Highly efficient self-healable and robust fluorinated polyurethane elastomer for wearable electronics

Self-healable polyurethanes (PUs) containing reversible dynamic bonds have been widely recognized and rapidly developed in recent years. Because the self-heal capability and mechanical properties of materials are mutually exclusive in nature, it is still a formidable challenge to design a highly efficient self-healable and robust PUs, especially in wearable electronics field. Herein, a series of self-healable thermosetting PU elastomer based on widely used phenolic urethane bond was prepared to achieve above requirements.
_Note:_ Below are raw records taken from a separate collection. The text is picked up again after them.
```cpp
struct ctd_tail {
  int device = 0;
  hipStream_t st = nullptr;
  DevBuf d_dets, d_nms_ws, d_lab_f, d_ccl_ws, d_ccl_small, d_dbc_i, d_dbc_d, d_rows, d_pmask, d_refined;
  DevBuf d_wins, d_rules, d_bands, d_hist, d_sums, d_canvas, d_clab, d_cstats, d_cnt, d_merged, d_mlab, d_mstats, d_cnt2, d_small, d_crop;
  DevBuf d_wins_c, d_bands_c, d_lds;
  PinBuf h_dets, h_hdr, h_tab, h_pmask, h_refined, h_hist, h_sums, h_wins, h_rules, h_bands, h_small, h_lab;
  PinBuf h_wins_c, h_bands_c, h_lds;
  int B = 0;
  std::vector<ctd_tail_page> pages;
  std::vector<size_t> poff;
  std::vector<uint8_t*> hmask;
  size_t ptotal = 0;
  std::vector<PageOut> out;
  double ms_stage[10] = {0, 0, 0, 0, 0, 0, 0, 0, 0, 0};
  double ms_db_wait = 0;
  double ms_sub[5] = {0, 0, 0, 0, 0};
  int host_threads = 8;
  int n_lds = 0, n_canvas = 0, n_ovf = 0;
  long long lds_per_block = 64 << 10;
  double ms_lds_wait = 0;
};

namespace {

struct Packed {
  std::vector<int> x, y;
  int W = 0, H = 0;
};
void shelf_pack(const std::vector<int>& w, const std::vector<int>& h, int min_width, Packed& out) {
  const int n = (int)w.size();
  out.x.assign(n, 0);
  out.y.assign(n, 0);
  int cw = min_width;
// ... 392 lines not shown
  const double w0 = now_ms();
  T_TRY(hipStreamSynchronize(st));
  t->ms_sub[3] = now_ms() - w0;
  return CTD_OK;
}

struct DbStage {
  int B = 0, Hn = 0, Wn = 0;
  const float* prob = nullptr;
  long long prob_stride = 0;
  int *lab = nullptr, *n_f = nullptr, *n_b = nullptr, *st_f = nullptr, *st_b = nullptr;
  int *first_f = nullptr, *first_b = nullptr, *par_f = nullptr, *par_b = nullptr, *off_f = nullptr, *off_b = nullptr;
  int *hdr = nullptr, *ring_cnt = nullptr, *row_lo = nullptr, *row_hi = nullptr;
  double *sum_f = nullptr, *sum_b = nullptr, *ring_sum = nullptr;
  int* hhdr = nullptr;
};

int db_enqueue(ctd_tail* t, DbStage& d, int B, int Hn, int Wn, const float* prob_dev, long long prob_stride,
               const uint8_t* bitmap_dev, Batch& pre, Batch& post) {
  hipStream_t st = t->st;
  const size_t hw = (size_t)Hn * Wn;
  const int cap = kCompCap, rcap = kRowCap;
  d.B = B, d.Hn = Hn, d.Wn = Wn, d.prob = prob_dev, d.prob_stride = prob_stride;
  GET(t->d_lab_f, (size_t)B * hw * 4, int, lab);
  GET(t->d_ccl_ws, ccl_workspace_bytes(B, Hn, Wn), uint8_t, ccl_ws);
  const size_t bc = (size_t)B * cap;
  GET(t->d_dbc_i, (2 * (size_t)B + 10 * bc + 6 * bc + 4 * (size_t)B + bc) * 4, int, ti);
  d.lab = lab;
  d.n_f = ti;
  d.n_b = d.n_f + B;
  d.st_f = d.n_b + B;
  d.st_b = d.st_f + 5 * bc;
  d.first_f = d.st_b + 5 * bc;
  d.first_b = d.first_f + bc;
  d.par_f = d.first_b + bc;
  d.par_b = d.par_f + bc;
  d.off_f = d.par_b + bc;
  d.off_b = d.off_f + bc;
  d.hdr = d.off_b + bc;
  d.ring_cnt = d.hdr + 4 * (size_t)B;
  GET(t->d_dbc_d, 3 * bc * 8, double, td);
  d.sum_f = td, d.sum_b = td + bc, d.ring_sum = td + 2 * bc;
  GET(t->d_rows, 2 * (size_t)B * rcap * 4, int, rows);
  d.row_lo = rows, d.row_hi = rows + (size_t)B * rcap;
  pre.fill(td, 0, 3 * bc * 8);
  pre.fill(d.ring_cnt, 0, bc * 4);
  pre.flush();
  launch_ccl_dual(bitmap_dev, B, Hn, Wn, 0, lab, d.n_f, d.n_b, d.st_f, d.st_b, d.first_f, d.first_b, cap, ccl_ws, st);
  DbcTables dt;
  dt.B = B, dt.H = Hn, dt.W = Wn, dt.cap = cap, dt.rcap = rcap;
  dt.prob = prob_dev, dt.prob_stride = prob_stride;
  dt.lab = lab, dt.n_f = d.n_f, dt.n_b = d.n_b, dt.st_f = d.st_f, dt.st_b = d.st_b;
  dt.first_f = d.first_f, dt.first_b = d.first_b, dt.par_f = d.par_f, dt.par_b = d.par_b, dt.off_f = d.off_f;
  dt.off_b = d.off_b, dt.hdr = d.hdr, dt.row_lo = d.row_lo, dt.row_hi = d.row_hi, dt.sum_f = d.sum_f, dt.sum_b = d.sum_b;
  dt.ring_sum = d.ring_sum, dt.ring_cnt = d.ring_cnt;
  launch_dbc(dt, st);
  GET(t->h_hdr, (size_t)B * 4 * 4, int, hhdr);
  d.hhdr = hhdr;
  T_TRY(post.d2h(hhdr, d.hdr, (size_t)B * 16));
// ... 71 lines not shown
    int nbox = 0;
    const int rc = ctd_db_boxes_compact(Wn, Hn, hhdr[4 * b], h_st_f + (size_t)b * nf * 5, h_first_f + (size_t)b * nf,
                                        h_par_f + (size_t)b * nf, h_off_f + (size_t)b * nf, h_sum_f + (size_t)b * nf,
                                        hhdr[4 * b + 1], h_st_b + (size_t)b * nb * 5, h_first_b + (size_t)b * nb,
                                        h_par_b + (size_t)b * nb, h_off_b + (size_t)b * nb, h_sum_b + (size_t)b * nb,
                                        h_ring_sum + (size_t)b * nb, h_ring_cnt + (size_t)b * nb, h_row_lo + (size_t)b * nr,
                                        h_row_hi + (size_t)b * nr, maxc, prm->unclip_ratio, po.db_boxes.data(),
                                        po.db_scores.data(), &nbox);
    if (rc) err = rc;
    po.db_boxes.resize((size_t)nbox * 8);
    po.db_scores.resize(nbox);
  });
  if (err) return ctd_fail_msg(err, "ctd_db_boxes_compact failed");
  std::vector<int16_t> boxes((size_t)std::max(maxc, 1) * 8);
  std::vector<float> scores((size_t)std::max(maxc, 1));
  for (int b = 0; b < B; ++b) {
    if (!hhdr[4 * b + 3]) continue;
    PageOut& po = t->out[b];
    int nbox = 0;
    {
      std::vector<int32_t> lab_host_f(hw), lab_host_b(hw);
      std::vector<float> prob_h(hw);
      int nfb[2];
      T_TRY(hipMemcpyAsync(nfb, d.n_f + b, 4, hipMemcpyDeviceToHost, st));
      T_TRY(hipMemcpyAsync(nfb + 1, d.n_b + b, 4, hipMemcpyDeviceToHost, st));
      T_TRY(hipMemcpyAsync(lab_host_f.data(), d.lab + (size_t)b * hw, hw * 4, hipMemcpyDeviceToHost, st));
      T_TRY(hipMemcpyAsync(prob_h.data(), d.prob + (size_t)b * d.prob_stride, hw * 4, hipMemcpyDeviceToHost, st));
      T_TRY(hipStreamSynchronize(st));
      for (size_t i = 0; i < hw; ++i) {
        const int32_t l = lab_host_f[i];
        lab_host_f[i] = l > 0 ? l : 0;
        lab_host_b[i] = l < 0 ? -l : 0;
      }
      std::vector<int32_t> sf((size_t)nfb[0] * 5), sb((size_t)nfb[1] * 5);
      auto stats_of = [&](const std::vector<int32_t>& lab, std::vector<int32_t>& s, int n) {
        for (int l = 0; l < n; ++l) {
          int32_t* q = s.data() + 5 * (size_t)l;
          q[0] = Wn, q[1] = Hn, q[2] = -1, q[3] = -1, q[4] = 0;
        }
        for (int y = 0; y < Hn; ++y)
          for (int x = 0; x < Wn; ++x) {
// ... 49 lines not shown
  if (hipDeviceGetAttribute(&smem, hipDeviceAttributeMaxSharedMemoryPerBlock, device) == hipSuccess && smem > 0) t->lds_per_block = smem;
  *out = t;
  return CTD_OK;
}

void ctd_tail_destroy(ctd_tail* t) {
  if (!t) return;
  (void)hipSetDevice(t->device);
  if (t->st) {
    (void)hipStreamSynchronize(t->st);
    (void)hipStreamDestroy(t->st);
  }
  DevBuf* dv[] = {&t->d_dets, &t->d_nms_ws, &t->d_lab_f, &t->d_ccl_ws, &t->d_ccl_small, &t->d_dbc_i, &t->d_dbc_d,
                  &t->d_rows, &t->d_pmask, &t->d_refined, &t->d_wins, &t->d_rules, &t->d_bands, &t->d_hist, &t->d_sums,
                  &t->d_canvas, &t->d_clab, &t->d_cstats, &t->d_cnt, &t->d_merged, &t->d_mlab, &t->d_mstats, &t->d_cnt2,
                  &t->d_small, &t->d_crop, &t->d_wins_c, &t->d_bands_c, &t->d_lds};
  for (DevBuf* d : dv) d->release();
  PinBuf* pv[] = {&t->h_dets, &t->h_hdr, &t->h_tab, &t->h_pmask, &t->h_refined, &t->h_hist, &t->h_sums, &t->h_wins,
                  &t->h_rules, &t->h_bands, &t->h_small, &t->h_lab, &t->h_wins_c, &t->h_bands_c, &t->h_lds};
  for (PinBuf* p : pv) p->release();
  delete t;
}

void* ctd_tail_stream(ctd_tail* t) { return t ? (void*)t->st : nullptr; }

static int drained(ctd_tail* t, int rc) {
  if (rc != CTD_OK && t && t->st) (void)hipStreamSynchronize(t->st);
  return rc;
}

static int tail_run_impl(ctd_tail* t, int32_t B, int32_t Hn, int32_t Wn, const float* blks_dev, int32_t rows, int32_t no,
// ... 178 lines not shown
                 const ctd_tail_page* pages, const ctd_tail_params* prm, uint8_t* const* mask_out,
                 uint8_t* const* refined_out, void* ready_event) {
  return drained(t, tail_run_impl(t, B, Hn, Wn, blks_dev, rows, no, mask_u8_dev, prob_dev, prob_stride, bitmap_dev, pages, prm,
                                  mask_out, refined_out, ready_event));
}

int ctd_tail_timings(const ctd_tail* t, double* ms16) {
  if (!t || !ms16) return ctd_fail_msg(CTD_ERR_INVALID, "null argument");
  std::memcpy(ms16, t->ms_stage, sizeof(t->ms_stage));
  ms16[10] = t->ms_db_wait;
  for (int i = 0; i < 5; ++i) ms16[11 + i] = t->ms_sub[i];
  ms16[15] = t->ms_lds_wait;
  return CTD_OK;
}

int ctd_tail_refine_paths(const ctd_tail* t, int32_t* counts3) {
  if (!t || !counts3) return ctd_fail_msg(CTD_ERR_INVALID, "null argument");
  counts3[0] = t->n_lds, counts3[1] = t->n_canvas, counts3[2] = t->n_ovf;
  return CTD_OK;
}

static int tail_db_boxes_impl(ctd_tail* t, int32_t B, int32_t Hn, int32_t Wn, const float* prob_dev, int64_t prob_stride,
                             const uint8_t* bitmap_dev, int32_t max_candidates, double unclip_ratio) {
  if (!t || !prob_dev || !bitmap_dev || B < 1 || Hn < 1 || Wn < 1) return ctd_fail_msg(CTD_ERR_INVALID, "bad arguments");
  T_TRY(hipSetDevice(t->device));
  t->B = B;
  t->out.assign(B, PageOut());
  DbStage db;
  Batch pre(t->st), post(t->st);
  if (int rc = db_enqueue(t, db, B, Hn, Wn, prob_dev, prob_stride, bitmap_dev, pre, post)) return rc;
// ... 144 lines not shown
```

### comic-text-detector_amd/tail.py

```python
from __future__ import annotations

import ctypes as C
import threading
from typing import List, Optional, Sequence, Tuple

import numpy as np
import torch

from . import _lib as L
from .textblock import BLK_DTYPE, BlockList, TextBlock, blocks_from_batch, blocks_from_records


def _pinned_u8(h: int, w: int) -> np.ndarray:
    return torch.empty((h, w), dtype=torch.uint8, pin_memory=True).numpy()


def _pinned_pages(shapes) -> List[np.ndarray]:
    sizes = [h * w for h, w in shapes]
    buf = torch.empty((sum(sizes),), dtype=torch.uint8, pin_memory=True).numpy()
    out, off = [], 0
    for (h, w), n in zip(shapes, sizes):
        out.append(buf[off: off + n].reshape(h, w))
        off += n
    return out
# ... 148 lines not shown
        return out

    def timings(self) -> dict:
        ms = (C.c_double * 16)()
        L.check(self._lib.ctd_tail_timings(self._h, ms), "ctd_tail_timings")
        keys = ("enqueue1", "wait1", "db_tables+geometry", "yolo+group_output", "refine_wait_hist", "refine_wait_xor",
                "refine_host+enqueue", "undetected", "final_wait+copies", "total", "db_table_wait", "enq1_nms+buffers",
                "enq1_labelling+tables", "enq1_mask_copies", "final_wait_only", "refine_wait_merge")
        return {k: round(v, 3) for k, v in zip(keys, ms)}

    def refine_paths(self) -> dict:
        c = (C.c_int32 * 3)()
        L.check(self._lib.ctd_tail_refine_paths(self._h, c), "ctd_tail_refine_paths")
        return {"lds": int(c[0]), "canvas": int(c[1]), "overflow": int(c[2])}

    def db_boxes(self, prob: torch.Tensor, bitmap: torch.Tensor, max_candidates=1000, unclip_ratio=1.5):
        B, Hn, Wn = bitmap.shape
        prob = prob.float().contiguous()
        bitmap = bitmap.contiguous()
        torch.cuda.current_stream(self.device).synchronize()
        L.check(self._lib.ctd_tail_db_boxes(self._h, B, Hn, Wn, prob.data_ptr(), prob.stride(0), bitmap.data_ptr(),
                                            int(max_candidates), float(unclip_ratio)), "ctd_tail_db_boxes")
        boxes, scores = [], []
        for b in range(B):
            nx = C.c_int32()
            L.check(self._lib.ctd_tail_page_counts(self._h, b, None, None, None, C.byref(nx), None), "ctd_tail_page_counts")
            bx = np.empty((nx.value, 4, 2), np.int16)
            sc = np.empty((nx.value,), np.float32)
            L.check(self._lib.ctd_tail_page_fetch(self._h, b, None, None, None, bx.ctypes.data, sc.ctypes.data, None, None,
                                                  None), "ctd_tail_page_fetch")
# ... 91 lines not shown
```

### include/ctd_hip.h

```cpp
#ifndef CTD_HIP_H
#define CTD_HIP_H

#include <stddef.h>
#include <stdint.h>

#ifdef __cplusplus
extern "C" {
#endif

#define CTD_ABI_VERSION 8
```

In order to investigate the effect of introducing different bisphenol chain extenders into the hard segment domain on the dissociation temperature of phenolic carbamate bond, both bisphenol A (BPA) and bisphenol AF (BPAF) were used to synthesize thermosetting PU elastomers (PU-BPA and PU-BPAF). The healing efficiency of PU-BPA was 95% with a thermal treatment at 100 °C for 1 h, and its initial dissociation temperature was 90 °C. Due to the presence of trifluoromethyl (-CF3) group, the thermal self-healing efficiency of PU-BPAF was improved, which could be completely healed (100%) at the same conditions and its initial dissociation temperature was reduced to 80 °C. PU-BPAF were used to prepare a self-healable triboelectric nanogenerator (SH-TENG) to convert mechanical movements into electrical energy that can be applied to next-generation wearable devices.Their measured open circuit voltage, short circuit current, short-circuit charge quantity were 240 V, 2.20 μA, 20 nC, respectively. In addition, the PU-BPAF based SH-TENG exhibited better self-cleaning ability (83%) than that of PU-BPA elastomer, which was attributed to the introduction of trifluoromethyl reducing the surface energy of the material. Consequently, PU-BPAF showed great potentials as a self-healable and stretchable conductor to be applied to flexible electronic devices.